Since most guitars ship from the factory without being "setup"..once you've settle on a guitar and purchased it - take it straight over to the guitar tech and hand it over. Let him do a setup on it for ya which will probably run close to 100$ but itll make big difference in how it plays and sounds.

This is one of my favorite guitars. Its a cheap Sammick strat that I totally redone.... alot of new Fender parts, a new paint job and some Killer electronics:









Good luck to ya John, for one of the must frustrating instruments I've ever learned to play......its also one of the most rewarding 

Take Care,
-Justin
One Mynds Eye


----------



## sarahbobarah (Sep 5, 2005)

How about this one?

LOL. Just kidding.

I find it's easier to start with an accoustic because you don't need to buy cables or amps, etc. Unless you use your computer as your amp.

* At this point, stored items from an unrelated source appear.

template <int LOG_R3, bool SCAN, bool SPLIT = false, bool PREFETCH = false, bool EXACT = false, bool ONE = false, bool D64 = false>
__global__ __launch_bounds__(256) void k_spectrum_r16(const float2 *__restrict__ iq, float *__restrict__ db,
                                                      const double2 *__restrict__ tw, const double *__restrict__ win,
                                                      long n_frames, float *__restrict__ peak, double *__restrict__ bw,
                                                      int *__restrict__ count, double bin_hz, int flags)
{
    using C = Cfg<LOG_R3>;
    constexpr int R3 = C::R3, T = C::T, N = C::N, FPW = ONE ? 1 : C::FPW;
    static_assert(!ONE || (T >= 128 && !SCAN && !SPLIT), "one frame per workgroup: compute_fft rows of frames of >= 2 wavefronts");
    static_assert(!D64 || (EXACT && !SCAN), "float64 rows: compute_fft rows by the float64 evaluation");
    constexpr int OB = D64 ? 8 : 4;
    extern __shared__ __align__(16) unsigned char smem[];
    double2 *ex_all = reinterpret_cast<double2 *>(smem);
    double2 *tw2 = SPLIT ? reinterpret_cast<double2 *>(smem + (size_t)FPW * C::EX * sizeof(double))
                         : ex_all + (size_t)FPW * C::EX;
    __shared__ float red_f[4];
    __shared__ int red_i[4];
    __shared__ uint4 l10[SCAN ? 16 : 1];
    const int tid = threadIdx.x;
    if (SCAN && tid < 16) l10[tid] = pss::L10_PACK[tid];
    const int fl = tid / T;
    const int t = tid % T;
    double2 *ex = ex_all + (size_t)fl * C::EX;
    double2 tw1[16];
    double w[16];
    tw1[0] = make_double2(1.0, 0.0);
#pragma unroll
    for (int k2 = 1; k2 < 16; k2++) tw1[k2] = tw[(size_t)t * k2];
#pragma unroll
    for (int n2 = 0; n2 < 16; n2++) w[n2] = SCAN ? 1.0 : win[t + T * n2];
    if (tid < R3 * 16) {
        const int m1 = tid / 16, j2 = tid % 16;
        tw2[C::tw2_slot(tid)] = tw[(size_t)(m1 * j2) * 16];
    }
    __syncthreads();
    const long groups = (n_frames + FPW - 1) / FPW;
    float2 nx[16];
    auto fetch = [&](long g) {
        const long f = g * FPW + fl;
#ifdef PSS_EXP_SPEC_L2IQ
        const float2 *x = iq + (size_t)(f < n_frames ? (f & 15) : 0) * N;
#else
        const float2 *x = iq + (size_t)(f < n_frames ? f : 0) * N;
#endif
#pragma unroll
        for (int n2 = 0; n2 < 16; n2++) nx[n2] = x[t + T * n2];
    };
    if (PREFETCH && (long)blockIdx.x < groups) fetch(blockIdx.x);
    for (long g = blockIdx.x; g < groups; g += gridDim.x) {
        const long f = g * FPW + fl;
        const bool valid = f < n_frames;
        double2 v[16];
        if constexpr (!PREFETCH) fetch(g);
#pragma unroll
        for (int n2 = 0; n2 < 16; n2++) v[n2] = make_double2((double)nx[n2].x * w[n2], (double)nx[n2].y * w[n2]);
        if (PREFETCH && g + gridDim.x < groups) fetch(g + gridDim.x);
        float *out = (!PREFETCH && db && valid) ? db + (size_t)f * N * (OB / 4) : nullptr;
        const long f_first = g * FPW;
        const long rows_here = n_frames - f_first < FPW ? n_frames - f_first : FPW;
        const __amdgpu_buffer_rsrc_t ro = make_rsrc((PREFETCH && db) ? db + (size_t)f_first * N * (OB / 4) : nullptr, (PREFETCH && db) ? (unsigned)(rows_here * N * OB) : 0u);
        const int ro_lane = (fl * N + t) * OB;
        float lmax = -INFINITY;
        float dbv[16];
        auto emit = [&](int i, int k, double2 X) {
            if constexpr (D64) {
                const double d64 = db64_of_exact(power_of(X));
                if constexpr (PREFETCH) buf_store_f64(ro, ro_lane, (((k - t) + N / 2) & (N - 1)) * 8, d64);
                else if (out) reinterpret_cast<double *>(out)[(k + N / 2) & (N - 1)] = d64;
                return;
            }
            float d;
            if constexpr (SCAN) d = (flags & FLAG_SCAN_EXACT) ? pss::scan_db_np(X.x, X.y, l10) : db_of_fast(power_of(X));
            else d = EXACT ? db_of_exact(power_of(X)) : db_of_fast(power_of(X));
#ifdef PSS_EXP_SPEC_NODB
            d = (float)X.x + (float)X.y;
#endif
            if constexpr (PREFETCH) buf_store_f32(ro, ro_lane, (((k - t) + N / 2) & (N - 1)) * 4, d);
            else if (out) out[(k + N / 2) & (N - 1)] = d;
            dbv[i] = d;
            lmax = fmaxf(lmax, d);
        };
        constexpr bool WL = T <= 64;
        if (SPLIT) r16_core_split<LOG_R3, WL>(v, reinterpret_cast<double *>(smem) + (size_t)fl * C::EX, tw1, tw2, t, emit);
        else r16_core<LOG_R3, WL>(v, ex, tw1, tw2, t, emit);
        if (SCAN) {
            float m = lmax;
            for (int off = (T < 64 ? T : 64) / 2; off > 0; off >>= 1) m = fmaxf(m, __shfl_xor(m, off));
            if (T > 64) {
                if ((tid & 63) == 0) red_f[tid >> 6] = m;
                __syncthreads();
                m = red_f[(fl * T) >> 6];
                for (int wv = 1; wv < T / 64; wv++) m = fmaxf(m, red_f[((fl * T) >> 6) + wv]);
            }
            const float thr = m - 20.0f;
            int cnt = 0;
#pragma unroll
            for (int i = 0; i < 16; i++) cnt += dbv[i] > thr;
            for (int off = (T < 64 ? T : 64) / 2; off > 0; off >>= 1) cnt += __shfl_xor(cnt, off);
            if (T > 64) {
                if ((tid & 63) == 0) red_i[tid >> 6] = cnt;
                __syncthreads();
                cnt = 0;
                for (int wv = 0; wv < T / 64; wv++) cnt += red_i[((fl * T) >> 6) + wv];
            }
            if (valid && t == 0) {
                peak[f] = m;
                if (bw) bw[f] = (double)cnt * bin_hz;
                if (count) count[f] = cnt;
            }
        }
        frame_sync<T <= 64 && !SCAN>();
    }
}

Or, if you're serious about learning, you can get an accoustic/electric.


----------



## John N. (Dec 11, 2005)

I'm thinking an accoustic guitar. How about the $200 one from costco? LOL..seriously. 

-John N.


----------



## redstrat (Apr 3, 2006)

I dont know anything about that particular guitar, the one a costco. I have to tell you though I agree with onemyndseye it can be extremely frustrating to learn but is even more rewarding. I have two guitars one electric and one acoustic. I play them both. I would recomend starting with an acoustic, unless electric guitar is all your really interested in. They do require a little more strength to play but this is a good thing as it builds strength in your hand, wrist, and fingers. You can always upgrade to an electric when budget/interest allows for it. I started with a $100 used fender acoustic guitar from a pawn shop. I got pretty lucky as it was in good shape and sounds great to this day. You can find used guitars all over the place for much less than a new one. Granted I would recomend going with a friend who has a clue about guitars over just looking for yourself as you may not get lucky like I did. 

As far as lessons go, i would also recomend them, from a good guitar teacher that is. I've never had a lesson in my life, but its only because i'm broke and dont really have the time for it every week. From watching friends learn to play with lessons, they learn faster and seem to not pick up as many bad habits. If your going to go the self taught route i would start with a video such as the Fender Getting Started on Acoustic Guitar DVD they also have an electric version which is pretty similar. I have both and they really started me off on the right foot. they are extremely basic but give you several good building blocks that you will use everytime you play. 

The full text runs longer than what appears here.